Entre 1886 et 1903, une certaine Adèle Decerf y tient table ouverte sous l'enseigne « Ma Campagne ». Paul Verlaine, Alphonse Allais, Georges Courteline et même Georges Clemenceau poussent la porte. Puis arrive Frédéric Gérard — dit Frédé —, guitariste, brocanteur, homme à l'âne et au chapeau mou, qui rachète le cabaret en 1903 et en fait le salon bohème le plus vivant de Montmartre. Renoir, Toulouse-Lautrec, Picasso, Utrillo : tous y traînent leurs pinceaux et leurs dettes. C'est Frédé qui héberge l'âne Lolo, dont la queue, en 1910, sert de pinceau à Roland Dorgelès pour un canular retentissant : la toile ainsi produite, exposée sous le nom de « Boronali » (anagramme d'Aliboron), est prise au sérieux par la critique. Les journaux s'emballent. Montmartre jubile.

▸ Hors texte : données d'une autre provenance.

+#ifndef RH_V_NOPRIO
+  __builtin_amdgcn_s_setprio(0);
+#endif
+  RH_MARK(7);
+  if (careful) {
+    lane_init_from(L, g, o0, o1, wb16, tid);
+    if (L.live && (we - wb16) > 0xFFFFFFF0ull) L.err = E_EOB;
+    spec_run_walk<S, true, true>(P, c, s.win, L, fits, wb16);
+  } else {
+    lane_init_from(L, g, o0, o1, wb16, tid);
+    L.cur += wa; L.end += wa;
+    S::note_emit(c, LdsAbsSrc(), L, nt);
+    if (L.redo) L.err = E_INTERNAL;
+  }
+  RH_MARK(8);
+  if (tid == 0) s.misc[0] = 0xFFFFFFFFu;
+  __syncthreads();
+  report_errors(P, s.misc, L, g, tid, tile);
+  for (int i = tid; i < S::NNODES; i += T) {
+    uint32_t v = s.nullcnt[i];
+    for (int w = 0; w < NW; w++) v += s.nullw[i * NW + w];
+    if (v) atomicAdd(&P.nullcount[((size_t)i * P.k + g.chunk) * P.null_slots + (tile & (P.null_slots - 1))], v);
+  }
+  if constexpr (S::NB0 > 0) {
+    for (uint32_t i = tid; i < (uint32_t)(S::NB0 * NW); i += T) {
+      const uint32_t slot = i / NW, w = i % NW;
+      if (w * 64u < g.nrec) st_global<uint64_t, false>(c.buf(S::bm0buf(slot)), (g.lrow0 >> 6) + w, c.bmw0[i]);
+    }
+  }
+  if constexpr (S::NBM > 0) {
+    static_for<0, S::NBM>([&](auto ib) {
+      constexpr int slot = decltype(ib)::value;
+      const uint32_t w0 = c.gb[S::bmdom(slot) - 1] >> 5;
+      for (int w = tid; w < kBmWords; w += T) {
+        const uint32_t v = s.bm[slot * kBmWords + w];
+        if (v) atomic_or_global(c.buf(S::bmbuf(slot)), (uint64_t)w0 + w, v);
+      }
+    });
+  }
+  RH_MARK(9);
+  RH_MARK_FLUSH;
+}
+
+}
diff --git a/pyruhvro_amd/csrc/specialize.cpp b/pyruhvro_amd/csrc/specialize.cpp
--- a/pyruhvro_amd/csrc/specialize.cpp
+++ b/pyruhvro_amd/csrc/specialize.cpp
@@ -53,6 +53,39 @@
 }
 
 static thread_local bool t_lean = false;
+static thread_local bool t_notes = false;
+
+namespace {
+struct NoteAt { int slot = -1, vb = -1; };
+bool notes_layout(const CompiledSchema& cs, std::vector<NoteAt>& at, int& nslots, int& nbits) {
+  at.assign(cs.prog.size(), NoteAt());
+  nslots = nbits = 0;
+  int depth = 0;
+  bool any = false;
+  for (size_t i = 0; i < cs.prog.size() && cs.prog[i].code != OP_END; i++) {
+    const Op& p = cs.prog[i];
+    if ((p.flags & (F_DROP | F_CONST | F_PROMOTE_MASK | F_WAVE_CTR)) || p.code == OP_BIN) return false;
+    if (p.code == OP_LIST_NEXT) { depth++; continue; }
+    if (p.code == OP_LIST_TAIL) { depth--; continue; }
+    if (depth > 0) {
+      if (p.code == OP_LIST_BEGIN) return false;
+      continue;
+    }
+    if (p.dom != 0) return false;
+    const bool nb = (p.flags & F_CAN_NULL) != 0;
+    switch (p.code) {
+      case OP_FIXED: at[i].slot = nslots; nslots += (p.a == FK_I64 || p.a == FK_F64) ? 2 : 1; if (nb) at[i].vb = nbits++; any = true; break;
+      case OP_STRING: at[i].slot = nslots++; if (nb) at[i].vb = nbits++; any = true; break;
+      case OP_ENUM: at[i].slot = nslots++; any = true; break;
+      case OP_REC_BEGIN: at[i].vb = nbits++; break;
+      case OP_UNION_BEGIN: at[i].slot = nslots++; any = true; break;
+      case OP_LIST_BEGIN: at[i].slot = nslots++; at[i].vb = nbits++; break;
+      default: break;
+    }
+  }
+  return any && nslots <= 40 && nbits <= 64;
+}
+}
 
 static void emit_variant_defines(std::ostringstream& o) {
   const char* e = std::getenv("RUHVRO_HIP_VARIANT");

Le cabaret frôle aussi le roman et la politique : Pierre Mac Orlan épouse en 1913 la fille de la patronne, et le lieu hantera son Quai des Brumes. En 1920, le caricaturiste Francisque Poulbot et le fantaisiste Jules Dépaquit y proclament la Commune Libre de Montmartre, avec programme « antigrattecieliste » — boutade sérieuse contre la modernisation brutale de la Butte. Victor Serge, alors dans son moment anarchiste, compte parmi les habitués de ces soirs où la chanson côtoie le manifeste.

Noms successifs du lieu
  • avant 1880 Cabaret des Assassins (surnom populaire, origine incertaine)
  • 1880 « À Gill » — enseigne peinte par André Gill, lapin bondissant hors d'une casserole ; le lieu-dit devient « le lapin à Gill »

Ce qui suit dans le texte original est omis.